Flashie and I went camping for four days and this time we had a lovely big tent to live in!
We had initially planned to go to East Gippsland and stay in the Snowy River National Park, where we’d be close enough for day trips to Buchan Caves and the Bullant Brewery, but also laze away an afternoon or two next to the river should we feel that way inclined. And if there was beer. What am I talking about? Of course, there would be beer!
So, how the hell did we end up in Smoko???
As it happens, a few fires had started to spring up across the state in February and March, thanks to some really hot weather, tinder dry foilage and ever-helpful lightning strikes. The closest fires to our would-be camp were in the Baw Baw National Park and Bunyip State Forest – both a good bit west of Buchan so we weren’t really concerned about it, But like good prepared citizens, we kept our eyes on the fire situation and agreed that if things were looking hairy by Wednesday before the long weekend arrived, we’d pull the plug on Buchan and consider going somewhere less likely to toast us.
Flashie set about coming up with a Plan B. Preferably somewhere within a 3-4 hour drive, with interesting things to see and do but equally with campground surroundings nice enough that if we wanted to just hang out and chill, it would be a good place to do it. Oh, and a fire pit. Because contained fire is mesmerising and awesome for baked potatoes.

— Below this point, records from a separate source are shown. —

# Immortalqx/pi-slam-fusion

Measured on AMD Instinct MI355X. Metric: keyframes/sec fused (4000x3000 -> 256^2 tiles, 5-band), higher is better.
Workload: dtype f32; 1 GPU; cfg-2/cfg-A: 4000x3000 BGR8 keyframes, serpentine sortie, Map2D.Scale=1, 5-band Laplacian, CV_32FC3 (ForceFloat=1) pyramids, frames resident in HBM; frames_per_rank=2646, sortie_frames_before_timing=20, lookahead=48, rendered_rank0=2666, culled_tiles_rank0=490117

## Files before the change

include/pifusion.h:

```cpp
#ifndef PIFUSION_H
#define PIFUSION_H
#include <stddef.h>
#include <stdint.h>

#ifdef __cplusplus
extern "C" {
#endif

#define PF_ELE_PIXELS 256

enum { PF_TYPE_NONE = 0, PF_TYPE_CPU = 1, PF_TYPE_GPU = 2, PF_TYPE_MULTIBAND = 3, PF_TYPE_RENDER = 4 };

enum { PF_8UC1 = 0, PF_8UC3 = 16, PF_8UC4 = 24, PF_16SC3 = 19, PF_32FC1 = 5, PF_32FC3 = 21 };

typedef struct pf_image {
    int         rows, cols, type;
    const void* data;
    size_t      step;
} pf_image;

typedef struct pf_options {
    int    band_number;
    int    force_float;
    int    high_quality_show;
    int    weight_type;
    int    bg_color;
    double resolution;
    double scale;
    int    device;
    int    shard_rank;
    int    shard_count;
    int    shard_block;
    int    max_queue;
    int    fused;
    int    lookahead;
} pf_options;

typedef struct pf_map pf_map;

void    pf_default_options(pf_options* o);
int     pf_options_set(pf_options* o, const char* key, const char* value);
pf_map* pf_create(int type, int thread, const pf_options* opt);
void    pf_destroy(pf_map* m);
const char* pf_last_error(void);

int     pf_prepare(pf_map* m, const double plane[7], const double cam[6],
                   int n, const pf_image* imgs, const double* poses7);
int     pf_feed(pf_map* m, const pf_image* img, const double pose[7]);
int     pf_feed_device(pf_map* m, const pf_image* img, const double pose[7]);
long    pf_debug_read_last_frame(pf_map* m, void* out, size_t cap);
int     pf_debug_phase_stamps(unsigned long long* out, int cap_blocks);
int     pf_debug_select_counts(unsigned long long* out, int reset);
unsigned pf_queue_size(pf_map* m);
int     pf_sync(pf_map* m);
int     pf_save(pf_map* m, const char* filename);
int     pf_save_tiff(pf_map* m, const char* filename, int quality, int force_bigtiff);
int     pf_save_tiff_masked(pf_map* m, const char* filename, int quality, int force_bigtiff);
int     pf_write_image(const char* filename, const uint8_t* bgr, int rows, int cols);
int     pf_tiff_write_bgr(const char* filename, const uint8_t* bgr, int rows, int cols, size_t step, int quality, int bg,
                          const double model_transform[16], int force_bigtiff);
int     pf_tiff_write_device(const char* filename, const void* dev_bgr, int rows, int cols, size_t step, int quality, int bg,
                             const double model_transform[16], int force_bigtiff, void* hip_stream);
int     pf_tiff_write_bgr_masked(const char* filename, const uint8_t* bgr, int rows, int cols, size_t step,
                                 const uint8_t* mask, size_t mask_step, int quality, int bg,
                                 const double model_transform[16], int force_bigtiff);
int     pf_tiff_write_device_masked(const char* filename, const void* dev_bgr, int rows, int cols, size_t step,
                                    const void* dev_mask, size_t mask_step, int quality, int bg,
                                    const double model_transform[16], int force_bigtiff, void* hip_stream);
int     pf_jpeg_encode_bgr(const uint8_t* bgr, int rows, int cols, size_t step, int quality, uint8_t* out, size_t cap, size_t* len);
int     pf_jpeg_encode_device(const void* dev_bgr, int rows, int cols, size_t step, int quality, uint8_t* out, size_t cap, size_t* len, void* hip_stream);
int     pf_image_info(const char* filename, int* rows, int* cols);
int     pf_read_image(const char* filename, uint8_t* bgr, int rows, int cols);
int     pf_jpeg_info(const uint8_t* data, size_t len, int* rows, int* cols, int* components);
int     pf_jpeg_decode_bgr(const uint8_t* data, size_t len, uint8_t* bgr, int rows, int cols);
int     pf_jpeg_decode_device(const uint8_t* data, size_t len, void* dev_bgr, int rows, int cols, void* hip_stream);
void    pf_debug_jpeg_huffman(pf_map* m, long long out[3]);
int     pf_feed_jpeg(pf_map* m, const uint8_t* data, size_t len, const double pose[7]);
int     pf_feed_jpeg_batch(pf_map* m, int n, const uint8_t* const* data, const size_t* len, const double* poses7, int threads, int* results);
int     pf_save_to_memory(pf_map* m, uint8_t* bgr, int* rows, int* cols, int* tile_x0, int* tile_y0);
int     pf_save_to_memory_mask(pf_map* m, uint8_t* bgr, uint8_t* mask, int* rows, int* cols, int* tile_x0, int* tile_y0);

int     pf_num_levels(pf_map* m);
int     pf_pyramid_type(pf_map* m);
int     pf_grid(pf_map* m, int dims[4], double geo[6]);
int     pf_tile_count(pf_map* m);
int     pf_tile_coords(pf_map* m, int* xy, int cap);
int     pf_get_tile_level(pf_map* m, int ix, int iy, int level, void* lap, float* w);
int     pf_get_tile_bgra(pf_map* m, int ix, int iy, uint8_t* bgra256);
int     pf_blend_tile_raw(pf_map* m, int ix, int iy, void* out);
int     pf_blend_tile(pf_map* m, int ix, int iy, uint8_t* bgr256);
int     pf_blend_changed(pf_map* m, int* xy, uint8_t* bgr, int cap);
int     pf_blend_tiles(pf_map* m, const int* xy, int n, uint8_t* bgr);
int     pf_blend_tiles_jpeg(pf_map* m, const int* xy, int n, int quality, uint8_t* out, size_t cap, size_t* offsets);
int     pf_blend_tiles_level(pf_map* m, const int* xy, int n, int level, uint8_t* bgr, void* raw);
int     pf_blend_changed_level(pf_map* m, int level, int* xy, uint8_t* bgr, int cap);
int     pf_save_to_memory_level(pf_map* m, int level, uint8_t* bgr, int* rows, int* cols, int* tile_x0, int* tile_y0);
void*   pf_host_alloc(size_t bytes);
void    pf_host_free(void* p);
int     pf_format_map_update(const double plane[7], const double gps_origin[3], double min_x, double min_y, double ele_size,
                             int x, int y, char* out, int cap);
int     pf_map_update_command(pf_map* m, int ix, int iy, const double gps_origin[3], char* out, int cap);
void    pf_lnglat_from_distance(double lng1, double lat1, double dx, double dy, double* lng2, double* lat2);
int     pf_normalize_using_weight_map(const float* weight, float* src3, size_t npix);
int     pf_mul_weight_map(const float* weight, float* src3, size_t npix);

// ... 64 lines not shown
```

pi-slam-fusion_amd/csrc/c_api.cpp:

```cpp
#include "dist.hpp"
#include "jpeg_device.hpp"
#include <cstdlib>
#include <cmath>
#include <cstdio>
#include <cstring>
#include <algorithm>
#include <vector>
#include <mutex>
#include <new>

using pf::FusionMap;

struct pf_map {
    FusionMap impl;
    pf::JpegDevice jpeg;
    pf_map(int t, bool th, const pf_options& o) : impl(t, th, o) {}
    ~pf_map() { if (impl.ok() && impl.use_device()) impl.sync(); }
};

static std::mutex g_jpeg_mu;
static pf::JpegDevice* shared_jpeg(int device = 0)
{
    static pf::JpegDevice* d[64] = {};
    if (device < 0 || device >= 64) device = 0;
// ... 9 lines not shown
    o->resolution = 0; o->scale = 1; o->device = -1; o->shard_rank = 0; o->shard_count = 1; o->shard_block = 8;
    o->max_queue = 20; o->fused = 1; o->lookahead = 48;
}

int pf_options_set(pf_options* o, const char* key, const char* value)
{
    if (!o || !key || !value) return 0;
    const double v = std::atof(value);
    if (!std::strcmp(key, "MultiBandMap2DCPU.BandNumber")) o->band_number = (int)v;
    else if (!std::strcmp(key, "MultiBandMap2DCPU.ForceFloat")) o->force_float = (int)v;
    else if (!std::strcmp(key, "MultiBandMap2DCPU.HighQualityShow")) o->high_quality_show = (int)v;
    else if (!std::strcmp(key, "Map2D.WeightType")) o->weight_type = (int)v;
    else if (!std::strcmp(key, "Result.BackGroundColor")) o->bg_color = (int)v;
    else if (!std::strcmp(key, "Map2D.Resolution")) o->resolution = v;
    else if (!std::strcmp(key, "Map2D.Scale")) o->scale = v;
    else if (!std::strcmp(key, "Device")) o->device = (int)v;
    else if (!std::strcmp(key, "Shard.Rank")) o->shard_rank = (int)v;
    else if (!std::strcmp(key, "Shard.Count")) o->shard_count = (int)v;
    else if (!std::strcmp(key, "Shard.Block")) o->shard_block = (int)v;
    else if (!std::strcmp(key, "Map2D.MaxQueue")) o->max_queue = (int)v;
    else if (!std::strcmp(key, "Fused")) o->fused = (int)v;
    else if (!std::strcmp(key, "Lookahead")) o->lookahead = (int)v;
    else return 0;
    return 1;
}

pf_map* pf_create(int type, int thread, const pf_options* opt)
{
    if (type == PF_TYPE_NONE || type == PF_TYPE_RENDER) return nullptr;
    pf_options o;
    if (opt) o = *opt; else pf_default_options(&o);
    pf_map* m = new (std::nothrow) pf_map(type, thread != 0, o);
    if (m && !m->impl.ok()) { delete m; return nullptr; }
    return m;
}

void pf_destroy(pf_map* m) { delete m; }
const char* pf_last_error(void) { return pf::last_error(); }

int pf_prepare(pf_map* m, const double plane[7], const double cam[6], int n, const pf_image* imgs, const double* poses7)
{ return m && m->impl.prepare(plane, cam, n, imgs, poses7); }

int pf_feed(pf_map* m, const pf_image* img, const double pose[7]) { return m && m->impl.feed(img, pose, false); }
int pf_feed_device(pf_map* m, const pf_image* img, const double pose[7]) { return m && m->impl.feed(img, pose, true); }
int pf_debug_phase_stamps(unsigned long long* out, int cap_blocks) { return pf::read_phase_stamps(out, cap_blocks); }
void pf_debug_form_counts(long long out[8]) { if (out) pf::read_form_counts(out); }
long long pf_debug_compact_launches(void) { return pf::read_compact_launches(); }
int pf_debug_render_log(pf_map* m, long long* out, int cap) { return m ? m->impl.render_log(out, cap) : 0; }
void pf_set_cull(pf_map* m, int on) { if (m) m->impl.set_cull(on != 0); }
long long pf_debug_culled_cells(pf_map* m) { return m ? m->impl.culled_cells() : 0; }
double pf_debug_level0_exact_px(pf_map* m) { return m ? m->impl.level0_exact_px() : 0; }
long long pf_debug_culled_tiles(pf_map* m) { return m ? m->impl.culled_tiles() : 0; }
int pf_debug_select_counts(unsigned long long* out, int reset) { return out ? pf::read_select_counts(out, reset) : 0; }
long pf_debug_read_last_frame(pf_map* m, void* out, size_t cap) { return m ? m->impl.read_back_last_frame(out, cap) : -1; }
unsigned pf_queue_size(pf_map* m) { return m ? m->impl.queue_size() : 0; }
int pf_sync(pf_map* m) { return m && m->impl.sync(); }
int pf_save(pf_map* m, const char* filename) { return m && filename && m->impl.save(filename); }
int pf_save_tiff(pf_map* m, const char* filename, int quality, int force_bigtiff) { return m && filename && m->impl.save_tiff(filename, quality, force_bigtiff != 0); }
int pf_save_tiff_masked(pf_map* m, const char* filename, int quality, int force_bigtiff) { return m && filename && m->impl.save_tiff_masked(filename, quality, force_bigtiff != 0); }
int pf_jpeg_info(const uint8_t* data, size_t len, int* rows, int* cols, int* components) { return pf::jpeg_info(data, len, rows, cols, components); }
int pf_jpeg_decode_bgr(const uint8_t* data, size_t len, uint8_t* bgr, int rows, int cols)
{ return rows > 0 && cols > 0 && pf::jpeg_decode_bgr(data, len, bgr, rows, cols, (size_t)cols * 3); }
int pf_jpeg_decode_device(const uint8_t* data, size_t len, void* dev_bgr, int rows, int cols, void* hip_stream)
{
    std::lock_guard<std::mutex> l(g_jpeg_mu);
    if (rows <= 0 || cols <= 0 || !dev_bgr) return 0;
    hipPointerAttribute_t at{};
    if (hipPointerGetAttributes(&at, dev_bgr) != hipSuccess || at.type != hipMemoryTypeDevice) { (void)hipGetLastError(); pf::set_error("pf_jpeg_decode_device: destination is not device memory"); return 0; }
    int prev = 0;
    (void)hipGetDevice(&prev);
    if (at.device != prev && hipSetDevice(at.device) != hipSuccess) { pf::set_error("pf_jpeg_decode_device: hipSetDevice failed"); return 0; }
    const int ok = shared_jpeg(at.device)->decode_to(data, len, (uint8_t*)dev_bgr, rows, cols, hip_stream);
    if (at.device != prev) (void)hipSetDevice(prev);
    return ok;
}
static pf::JpegEncoder* shared_jpeg_encoder(int device)
{
    static pf::JpegEncoder* e[64] = {};
    if (device < 0 || device >= 64) device = 0;
    if (!e[device]) e[device] = new pf::JpegEncoder();
    return e[device];
}
int pf_jpeg_encode_device(const void* dev_bgr, int rows, int cols, size_t step, int quality, uint8_t* out, size_t cap, size_t* len, void* hip_stream)
{
    std::lock_guard<std::mutex> l(g_jpeg_mu);
    if (!dev_bgr || !len || rows <= 0 || cols <= 0) { pf::set_error("pf_jpeg_encode_device: no image, no length or a size that is not positive"); return 0; }
    if (!pf::jpeg_size_ok("pf_jpeg_encode_device", rows, cols)) return 0;
    if (step == 0) step = (size_t)cols * 3;
    if (step < (size_t)cols * 3) { pf::set_error("pf_jpeg_encode_device: step is smaller than a row"); return 0; }
    if (!out) { *len = pf::jenc::stream_bound(rows, cols); return 1; }
    hipPointerAttribute_t at{};
    if (hipPointerGetAttributes(&at, dev_bgr) != hipSuccess || at.type != hipMemoryTypeDevice) { (void)hipGetLastError(); pf::set_error("pf_jpeg_encode_device: the image is not in device memory"); return 0; }
    int prev = 0;
    (void)hipGetDevice(&prev);
    if (at.device != prev && hipSetDevice(at.device) != hipSuccess) { pf::set_error("pf_jpeg_encode_device: hipSetDevice failed"); return 0; }
    pf::JpegEncoder* e = shared_jpeg_encoder(at.device);
    size_t off[2] = { 0, 0 };
    int ok = e->encode(dev_bgr, 1, nullptr, 0, rows, cols, step, quality, off, hip_stream);
    if (ok) {
        *len = off[1];
        if (off[1] > cap) {
            pf::set_error("pf_jpeg_encode_device: the stream has " + std::to_string(off[1]) + " bytes, the buffer " + std::to_string(cap));
            (void)hipStreamSynchronize((hipStream_t)hip_stream);
            ok = 0;
        } else ok = e->fetch(out, hip_stream);
    }
// ... 308 lines not shown
```

pi-slam-fusion_amd/csrc/kernels.hip:

```cpp
#include "kernels.hpp"
#include "warp_index.hpp"
#include "env.hpp"
#include <climits>
#include <cmath>
#include <cstdlib>
#include <type_traits>

#ifndef PF_EXPERIMENTS
#define PF_EXPERIMENTS 0
#endif
#ifndef PF_ROWTAB
#define PF_ROWTAB 0
#endif
#ifndef PF_HYBRID_W
#define PF_HYBRID_W 0
#endif

namespace pf {

constexpr bool kExp = PF_EXPERIMENTS != 0;

__device__ __forceinline__ double clamp_int_range(double v)
{
    v = (v < (double)INT_MAX) ? v : (double)INT_MAX;
// ... 753 lines not shown
        }
        u.w = 0.f;
        U[p][lx] = u;
    }
    lds_barrier();
#pragma unroll
    for (int it = 0; it < ND; it++) {
        const uint64_t ent = ents[it];
        if (!ent) continue;
        const int idx = tid + it * LNT, ly = idx >> 6, lx = idx & 63;
        const int y = y0 + ly, x = x0 + lx;
        const Px gpx = A[ly + 4][lx + 4];
        if (!(gpx.w >= dwv[it])) continue;
        const uint64_t slot = ent & ~(uint64_t)1;
        const int loc = (y & (ts - 1)) * ts + (x & (ts - 1));
        const int sy = y >> 1;
        int syn = sy + 1; if (syn >= nrows) syn = nrows - 1;
        int syp = sy - 1; if (syp < 0) syp = nrows > 1 ? 1 : 0;
        const Hx u1 = U[sy - by0][lx], u2 = U[syn - by0][lx];
        T out[3];
        if (y & 1) {
#pragma unroll
            for (int k = 0; k < 3; k++) out[k] = sat_sub(gpx.c[k], cast_up((u1.c[k] + u2.c[k]) * 4));
        } else {
            const Hx u0 = U[syp - by0][lx];
#pragma unroll
            for (int k = 0; k < 3; k++) out[k] = sat_sub(gpx.c[k], cast_up(u0.c[k] + u1.c[k] * 6 + u2.c[k]));
        }
        T PF_GLOBAL* dl = (T PF_GLOBAL*)(slot + lay.lap_off) + loc * 3;
        dl[0] = out[0]; dl[1] = out[1]; dl[2] = out[2];
        ((float PF_GLOBAL*)(slot + lay.w_off))[loc] = gpx.w;
    }
    if (st + 1 < LS) {
        lds_barrier();
        Px keep;
        const bool mv = tid < 7 * LAW;
        if (mv) keep = (&A[0][0])[LBH * LAW + tid];
        lds_barrier();
        if (mv) (&A[0][0])[tid] = keep;
    }
    }
}

__device__ __forceinline__ void phase_stamp(unsigned long long* st, int slot)
{
    if (st) {
        unsigned long long t;
        asm volatile("s_memtime %0\n\ts_waitcnt lgkmcnt(0)" : "=s"(t) :: "memory");
        if (threadIdx.x == 0) st[slot] = t;
    }
}
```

By Wednesday, lots of the smaller bushfires had joined up like they’d gate crashed a party they found on Facebook, and were hellbent on searing the eastern half the state, so Plan B was invoked. Thus it was that late Thursday afternoon after work, we hightailed it towards Bright in the north east of the state, well away from blazing Gippsland.
Flashie had found a decent campground near the alpine township of Bright, and we arrived just after sunset. We unloaded the car and set about pitching a tent in the twilight and finished the job in the growing darkness. Fortunately there was next to no wind, so we decided not to bother pegging the tent down at all points in the dark and opted instead for food and a beverage before a bit of chill out time.
The following morning we finished setting up camp, inspected our surroundings and collected some supplies in town. We were about to settle in for an afternoon of cheeky beers and World Championship Scrabble when another camper approached our site to warn us about the brown snake that was happily sunning itself about 20 metres away from our tent. Any thoughts we had of bush weeing were quickly axed, given such action might be detrimental to our health should Brownie be inadvertently rained on!
Quite a few new arrivals to the campground turned up during the course of the day so we were glad we came early and had the pick of the place. Brownie must've decided it was a bit crowded because he moved on; I saw him on the path as I approached the river late in the afternoon, and figured he was either scarpering, gathering a posse for imminent Snake v Human war, or it wasn't Brownie at all but Brownie V2.0. In any event, I didn't see either of them again.
We spent Saturday afternoon mooching around Beechworth, checking out the local lake, park and cemetery, and avoiding spiders (bastard thing was lurking in a public toilet, which suddenly cured me of my need to go). We also managed to pick up some beers at Bridge Rd Brewery, but you're not surprised to hear that, are you?
Flashie decided to walk through this:
....with her eyes shut and me calling out directions, because we'd been sensible for ages and it was getting boring and surely it's not a camping trip until someone falls over and splits their head open on a large piece of granite, right?
Fortunately, I'm ace at telling people where to go so Flash made it to the end without bloodshed.
We found the local cemetery including the Chinese section with its Burning Towers (for burning paper not bodies); the grave of Alexander Bell (no, not the phone bloke) and a bunch of graves of Catholic Mothers & Sisters, nicely laid out on a fenced lawn. Not out and about with the common folk, even in death, eh?
I like cemeteries; they're quite serene places. I can't be buried in one though. I'm not dead yet.